What’s really changed is that movements to challenge the status quo, mostly — but not exclusively — leaning to the right, are getting organized and mounting credible campaigns with clearly-articulated policy positions.  Most school trustee incumbents, nominally autonomous but often captive of school administration, were terrified since “acclamation” was normally the route to re-election. Confronting slates of candidates, running under the banner of ABC Vancouver and Parents’ Voice BC, or the Ontario “Blueprint for Canada” platform or endorsed by the “Vote Against Woke” Coalition made it all-to-real and sparked the usual education backlash, closing ranks against outsiders.


School board wars have arrived in Canada but will not likely mirror what has happened since 2020 in school systems across the United States. Progressive values hold much bigger sway here, especially on social and moral questions, and social equity provision is embedded in human rights legislation – and that explains the fierce backlash. 

Social conservatives have learned, for the most part, to sublimate their inner-most thoughts and tend to conceal their views, for fear of being exposed.  Being “outed” for holding such sentiments can bring consequences.  That’s why many trustee candidates endorsed by the Ontario “Vote Against Woke” Coalition either ran for cover or asked that their names be removed from the list.

The Canadian mainstream media, with a few exceptions, is openly hostile to school trustee candidates daring (or foolish) enough to voice “anti-woke” sentiments with respect to matters of gender identities and rights.  Many education news reporters have also proven to be cool to those questioning the rise of “critical race theory” or advocating diversity and respect for, and acceptance of, one another, regardless of skin colour, race, or creed.
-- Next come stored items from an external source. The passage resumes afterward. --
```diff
@@ -60,11 +91,11 @@
 #pragma unroll
   for (int j = 0; j < MAXT1; ++j)
 #pragma unroll
-    for (int e = 0; e < 4; ++e) b1v[j][e] = se.b1[min((wv + j * NW) * 16 + 4 * q + e, R - 1)];
+    for (int e = 0; e < 4; ++e) b1v[j][e] = PRE2 ? pre2->b1v[j][e] : se.b1[min((wv + j * NW) * 16 + 4 * q + e, R - 1)];
 #pragma unroll
   for (int j = 0; j < MAXT2; ++j)
 #pragma unroll
-    for (int e = 0; e < 4; ++e) b2v[j][e] = se.b2[min((wv + j * NW) * 16 + 4 * q + e, C - 1)];
+    for (int e = 0; e < 4; ++e) b2v[j][e] = PRE2 ? pre2->b2v[j][e] : se.b2[min((wv + j * NW) * 16 + 4 * q + e, C - 1)];
   const int c4n = KS1 * 8;
   for (int i = tid; i < 16 * c4n; i += NW * 64) {
     const int f = i / c4n, c = (i - f * c4n) * 4;
```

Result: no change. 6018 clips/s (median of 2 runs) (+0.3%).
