extern "C" void kamd_ctx_destroy(kamd_ctx* c) {
  if (!c) return;
  (void)hipSetDevice(c->device);
  (void)hipStreamSynchronize(c->stream);
  comm_detach_all(c);
  if (c->ev0) (void)hipEventDestroy(c->ev0);
  if (c->ev1) (void)hipEventDestroy(c->ev1);
  if (c->ev2) (void)hipEventDestroy(c->ev2);
  if (c->ev3) (void)hipEventDestroy(c->ev3);
  if (c->al_stream) { (void)hipStreamSynchronize(c->al_stream); (void)hipStreamDestroy(c->al_stream); }
  if (c->al_ev_in) (void)hipEventDestroy(c->al_ev_in);
  if (c->al_ev_out) (void)hipEventDestroy(c->al_ev_out);
  for (hipEvent_t e : c->al_ev_chunk) if (e) (void)hipEventDestroy(e);
  if (c->ev_fin0) (void)hipEventDestroy(c->ev_fin0);
  if (c->ev_fin1) (void)hipEventDestroy(c->ev_fin1);
  for (hipEvent_t e : c->aa_ev) if (e) (void)hipEventDestroy(e);
  for (hipEvent_t e : c->rec_ev) if (e) (void)hipEventDestroy(e);
  for (hipEvent_t e : c->bus_ev) if (e) (void)hipEventDestroy(e);
  if (c->ev_ab0) (void)hipEventDestroy(c->ev_ab0);
  if (c->ev_ab1) (void)hipEventDestroy(c->ev_ab1);
  if (c->em_stream) (void)hipStreamDestroy(c->em_stream);
  if (c->em_side_stream) { (void)hipStreamSynchronize(c->em_side_stream); (void)hipStreamDestroy(c->em_side_stream); }
  if (c->em_ev_fork) (void)hipEventDestroy(c->em_ev_fork);
  if (c->em_ev_join) (void)hipEventDestroy(c->em_ev_join);
  if (c->em_pin) (void)hipHostFree(c->em_pin);
  if (c->state_pin) (void)hipHostFree(c->state_pin);
  c->em_clk.release();
  if (c->hy_giant_stream) { (void)hipStreamSynchronize(c->hy_giant_stream); (void)hipStreamDestroy(c->hy_giant_stream); }
  if (c->hy_ev_sell) (void)hipEventDestroy(c->hy_ev_sell);
  if (c->hy_ev_giant) (void)hipEventDestroy(c->hy_ev_giant);
  if (c->ev_mg0) (void)hipEventDestroy(c->ev_mg0);
  if (c->ev_mg1) (void)hipEventDestroy(c->ev_mg1);
  if (c->ev_ov0) (void)hipEventDestroy(c->ev_ov0);
  if (c->ev_ov1) (void)hipEventDestroy(c->ev_ov1);
  if (c->ov_stream) { (void)hipStreamSynchronize(c->ov_stream); (void)hipStreamDestroy(c->ov_stream); }
  for (hipEvent_t e : {c->ov_ev_in, c->ov_ev_done, c->ov_ev_t0, c->ov_ev_t1}) if (e) (void)hipEventDestroy(e);
  if (c->ov_pin) (void)hipHostFree(c->ov_pin);
  c->ov_state.release();
  for (DBuf* b : {&c->hy_sub, &c->hy_a, &c->hy_b, &c->hy_x, &c->hy_maps, &c->hy_gb[0], &c->hy_gb[1], &c->hy_gb[2], &c->hy_gb[3], &c->hy_gb[4], &c->hy_gb[5]}) b->release();
  if (c->fld_stream) { (void)hipStreamSynchronize(c->fld_stream); (void)hipStreamDestroy(c->fld_stream); }
  if (c->fld_ev) (void)hipEventDestroy(c->fld_ev);
  if (c->fld_ev_in) (void)hipEventDestroy(c->fld_ev_in);
  if (c->fld_host) (void)hipHostFree(c->fld_host);
  if (c->fq_host) (void)hipHostFree(c->fq_host);
  if (c->sell_cache) sell_cache_free(c->sell_cache);
  for (void* p : c->index_allocs) (void)hipFree(p);
  for (DBuf* b : {&c->dense, &c->stream_buf, &c->rec_off, &c->overflow_items, &c->overflow_scratch, &c->state, &c->rec_slot,
                  &c->retry, &c->ttable, &c->tstore, &c->stats_a, &c->list, &c->cand, &c->cand_off, &c->cand_slot, &c->ctable, &c->tup_bound, &c->tup_off, &c->tup_big, &c->raw2, &c->overflow_left, &c->stats_b, &c->clist, &c->sizes, &c->explicit_items,
                  &c->explicit_items_big, &c->exp_stream, &c->exp_off, &c->exp_scratch, &c->bs_cp, &c->bs_samp, &c->raw, &c->dense_first, &c->exp_key, &c->cand_key, &c->ec_first, &c->pm_a, &c->pm_b, &c->pm_rank, &c->eml_tmp, &c->ems_tmp, &c->ems_plan, &c->ems_maps, &c->fld_tl, &c->fld_card, &c->fld_scratch, &c->fld_items, &c->fld_cand,
                  &c->block_sums, &c->ec_off, &c->ec_ids, &c->ec_counts, &c->em_alpha, &c->em_next, &c->em_eff,
                  &c->em_state, &c->em_cn, &c->em_colcnt, &c->em_coloff, &c->em_colrow,
                  &c->em_segoff, &c->em_segt, &c->em_partial, &c->em_a0, &c->em_a1, &c->em_single, &c->em_actflag, &c->em_actpos, &c->em_active, &c->pt_label, &c->pt_flag, &c->pt_len,
                  &c->pt_rowpos, &c->pt_nnzpos, &c->pt_off, &c->pt_ids, &c->pt_counts, &c->pt_wcounts, &c->pt_hist, &c->pt_ck_alpha,
                  &c->pt_ck_a, &c->fq_tiles, &c->fq_nlpos[0], &c->fq_nlpos[1], &c->fq_recs, &c->fq_res, &c->fq_words, &c->fq_len, &c->aa_frames, &c->aa_flen, &c->aa_scratch, &c->aa_offlist, &c->aa_ctr, &c->inf_members, &c->inf_res, &c->txt_counts, &c->txt_res,
                  &c->rec_table, &c->rec_scratch, &c->rec_big_scratch, &c->rec_big_items, &c->rec_ctr, &c->bus_blk, &c->bus_ctr})
    b->release();
  delete c;
}

namespace {
__global__ void k_bm_fill(const u64* __restrict__ ec_off, const u32* __restrict__ ec_ids, const u32* __restrict__ which, u32 stride, u32* words) {
  const u32 e = which[blockIdx.x];
  u32* w = words + (u64)blockIdx.x * stride;
  for (u64 j = ec_off[e] + threadIdx.x; j < ec_off[e + 1]; j += blockDim.x) { const u32 x = ec_ids[j]; atomicOr(&w[x >> 5], 1u << (x & 31)); }
}
}
extern "C" int kamd_index_upload(kamd_ctx* c, const kamd_index* hix) {
  if (!c || !hix) return kamd::fail(-1, "kamd_index_upload: null argument");
  HIPC(hipSetDevice(c->device));
  kamd_index_view v;
  if (int rc = kamd_index_get_view(hix, &v)) return rc;
  const bool build_table = v.table == nullptr;
  HIPC(hipStreamSynchronize(c->stream));
  c->has_index = false;
  for (void* p : c->index_allocs) (void)hipFree(p);
  c->index_allocs.clear();
  DevIndex d{};
  d.k = v.k; d.n_buckets = v.n_buckets; d.n_ecs = v.n_ecs;
  d.table_layout = (int)v.table_layout; d.tag_q = v.tag_q; d.tag_dsh = v.tag_dsh; d.tag_w = v.tag_w;
  const u64 slots = (v.n_buckets + v.pad_buckets) * v.slots_per_bucket;
  if (!build_table) {
    if (int rc = upload(c, (const u64*)v.table, (size_t)(v.n_buckets + v.pad_buckets) * 8, &d.table)) return rc;
    if (int rc = upload(c, v.slot_block, slots, &d.slot_block)) return rc;
    if (int rc = upload(c, v.slot_dist, slots, &d.slot_dist)) return rc;
  }
  if (int rc = upload(c, v.uec_ec, v.n_uec, &d.uec_ec)) return rc;
  if (int rc = upload(c, (const u64*)v.ec_off, v.n_ecs + 1, &d.ec_off)) return rc;
  if (int rc = upload(c, v.ec_ids, v.ec_nnz, &d.ec_ids)) return rc;
  std::vector<uint8_t> ne(v.n_ecs + 1);
  for (u64 e = 0; e < v.n_ecs; e++) ne[e] = v.ec_off[e + 1] > v.ec_off[e];
  if (int rc = upload(c, ne.data(), v.n_ecs, &d.ec_nonempty)) return rc;
  std::vector<u32> ecn(v.n_uec + 1);
  for (u64 u = 0; u < v.n_uec; u++) ecn[u] = v.uec_ec[u] | (ne[v.uec_ec[u]] ? 0x80000000u : 0u);
  if (int rc = upload(c, ecn.data(), v.n_uec, &d.uec_ecn)) return rc;
  if (int rc = upload(c, v.onlist_bits, v.onlist_words, &d.onlist_bits)) return rc;
  d.n_shades = v.n_shades;
  if (v.n_shades) {
    if (int rc = upload(c, (const u64*)v.core_off, v.n_ecs + 1, &d.core_off)) return rc;
    if (int rc = upload(c, v.core_ids, (size_t)v.core_nnz, &d.core_ids)) return rc;
    if (int rc = upload(c, (const u64*)v.shade_off, v.n_ecs + 1, &d.shade_off)) return rc;
    if (int rc = upload(c, v.shade_ids, (size_t)v.shade_nnz, &d.shade_ids)) return rc;
    if (int rc = upload(c, v.shade_colour, (size_t)v.n_targets, &d.shade_colour)) return rc;
  }
  {
    const uint64_t* boff = v.n_shades ? v.core_off : v.ec_off;
    const u64 n_ids = v.n_targets + v.dlist_size;
    const u32 stride = (u32)((n_ids + 31) / 32);
    std::vector<std::pair<u64, u32>> big;
    for (u64 e = 0; e < v.n_ecs; e++) { const u64 sz = boff[e + 1] - boff[e]; if (sz > BM_MIN_MEMBERS) big.emplace_back(sz, (u32)e); }
    std::sort(big.begin(), big.end(), [](const std::pair<u64, u32>& a, const std::pair<u64, u32>& b) { return a.first > b.first || (a.first == b.first && a.second < b.second); });
    const size_t fit = stride ? BM_MAX_BYTES / ((size_t)stride * 4) : 0;
    if (big.size() > fit) big.resize(fit);
    d.bm_stride = stride; d.bm_min = big.empty() ? 0xFFFFFFFFu : BM_MIN_MEMBERS;
    d.ec_bm_slot = nullptr; d.bm_words = nullptr;
    if (!big.empty()) {
      std::vector<u32> slot(v.n_ecs, BM_NONE), which(big.size());
      for (size_t s = 0; s < big.size(); s++) { slot[big[s].second] = (u32)s; which[s] = big[s].second; }
      const u32* d_which = nullptr; const u32* d_words = nullptr;
      if (int rc = upload(c, slot.data(), slot.size(), &d.ec_bm_slot)) return rc;
      if (int rc = upload(c, which.data(), which.size(), &d_which)) return rc;
      {
        void* p = nullptr;
        HIPC(hipMalloc(&p, big.size() * (size_t)stride * 4));
        c->index_allocs.push_back(p);
        HIPC(hipMemsetAsync(p, 0, big.size() * (size_t)stride * 4, c->stream));
        d_words = (const u32*)p;
      }
      hipLaunchKernelGGL(k_bm_fill, dim3((unsigned)big.size()), dim3(256), 0, c->stream, v.n_shades ? d.core_off : d.ec_off, v.n_shades ? d.core_ids : d.ec_ids, d_which, stride, const_cast<u32*>(d_words));
      HIPC(hipGetLastError());
      d.bm_words = d_words;
      HIPC(hipStreamSynchronize(c->stream));
    }
    c->n_set_bitmaps = (u32)big.size();
  }
  if (int rc = upload(c, (const u64*)v.unitig_blk_off, v.n_unitigs + 1, &d.unitig_blk_off)) return rc;
  if (int rc = upload(c, v.unitig_len, v.n_unitigs, &d.unitig_len)) return rc;
  if (int rc = upload(c, v.blk_unitig, v.n_blocks, &d.blk_unitig)) return rc;
  if (int rc = upload(c, v.blk_lb, v.n_blocks, &d.blk_lb)) return rc;
  if (int rc = upload(c, v.blk_ub, v.n_blocks, &d.blk_ub)) return rc;
  if (int rc = upload(c, v.blk_ec, v.n_blocks, &d.blk_ec)) return rc;
  if (int rc = upload(c, (const u64*)v.blk_pos_off, v.n_blocks + 1, &d.blk_pos_off)) return rc;
  if (int rc = upload(c, v.blk_posw, (size_t)v.blk_pos_off[v.n_blocks], &d.blk_posw)) return rc;
  if (int rc = upload(c, v.blk_sense, (size_t)v.blk_pos_off[v.n_blocks], &d.blk_sense)) return rc;
  if (int rc = upload(c, v.target_lens, v.n_targets + v.dlist_size, &d.target_lens)) return rc;
  d.dtable = nullptr; d.n_dbuckets = v.n_dbuckets; d.dummy_slot = v.dummy_slot; d.dummy_uec = v.dummy_uec; d.dummy_strand = v.dummy_strand;
  if (v.n_dbuckets) if (int rc = upload(c, (const u64*)v.dtable, (size_t)(v.n_dbuckets + v.dpad_buckets) * 8, &d.dtable)) return rc;
  if (int rc = upload(c, v.utext, (size_t)v.utext_words, &d.utext)) return rc;
  HIPC(hipStreamSynchronize(c->stream));
  kamd_table_info ti; memset(&ti, 0, sizeof ti);
  if (build_table) { if (int rc = index_build_device(c, hix, v, &d, &ti)) return rc; }
  else {
    ti.n_buckets = v.n_buckets; ti.pad_buckets = v.pad_buckets; ti.table_layout = v.table_layout; ti.slots_per_bucket = v.slots_per_bucket;
    ti.tag_q = v.tag_q; ti.tag_dsh = v.tag_dsh; ti.tag_w = v.tag_w; ti.n_dbuckets = v.n_dbuckets; ti.dpad_buckets = v.dpad_buckets;
    ti.dummy_slot = v.dummy_slot; ti.dummy_uec = v.dummy_uec; ti.dummy_strand = v.dummy_strand;
  }
  c->tinfo = ti;
  c->aa_ready = false; memset(&c->aa_stats, 0, sizeof c->aa_stats);
  c->ix = d; c->has_index = true; c->n_ecs = v.n_ecs; c->n_targets = v.n_targets;
  if (int rc = c->dense.ensure(std::max<u64>(v.n_ecs, 1) * sizeof(u32), 0, c->stream)) return rc;
  HIPC(hipMemsetAsync(c->dense.p, 0, std::max<u64>(v.n_ecs, 1) * sizeof(u32), c->stream));
  if (int rc = c->dense_first.ensure(std::max<u64>(v.n_ecs, 1) * sizeof(u64), 0, c->stream)) return rc;
  HIPC(hipMemsetAsync(c->dense_first.p, 0xFF, std::max<u64>(v.n_ecs, 1) * sizeof(u64), c->stream));
  memset(&c->host_state, 0, sizeof c->host_state);
  c->finalized = false; c->exp_words_done = 0; c->recs_total = 0; c->multi_before = 0; c->last_absorb_ms = 0.f; c->overflow_total = 0; c->overflow_ms = 0.f;
  if (int rc = tuples_clear(c)) return rc;
  HIPC(hipMemsetAsync(c->stats_a.p, 0, sizeof(DevStatsA), c->stream));
  return push_state(c);
}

The Ben and Jerry’s Canada intervention sought to capitalize on prevailing political and social sentiments. But, as Toronto Sun columnist Jamil Juvani pointed out, it could also be evidence of “the bubble that corporations create for themselves.”  That happens when corporate entities engage in political activism instead of encouraging balanced, informed, fair-minded conversations over critical issues, including the present policy positioning and future direction of school boards.

Community organizations, education unions, and even public-spirited corporations are, and should be, free to engage in school board elections within some limits.  It is never acceptable to express racist, misogynist or anti-trans views.  Having said that, those who seek to identify enemies of the “far-right” or “woke-left”, label opponents, or silence half the population are not helpful and do damage to public discourse and responsive, representative local government.

We should ensure that the mainstream Canadian media and participating organizations, whatever their stripe, fairly represent causes, interests and organizations spanning the political spectrum.  When school boards and news outlets are open to all views, it should be applauded as a vital component of a healthy, energetic and functioning local democratic culture.  If the 2022 school trustee elections are any indication, we are a long way from that set of circumstances.

Why are school board elections now a zone of conflict in the “culture war”?  What are the underlying sources and causes of the growing dissent with the prevailing order?  Will the fierce ideological battles seen in U.S. states and school systems materialize here?  How many elected school boards are already ensnared in intractable battles and mired in factionalism? Do institutions that foreclose on meaningful parent engagement and peaceful dissent lose their democratic legitimacy?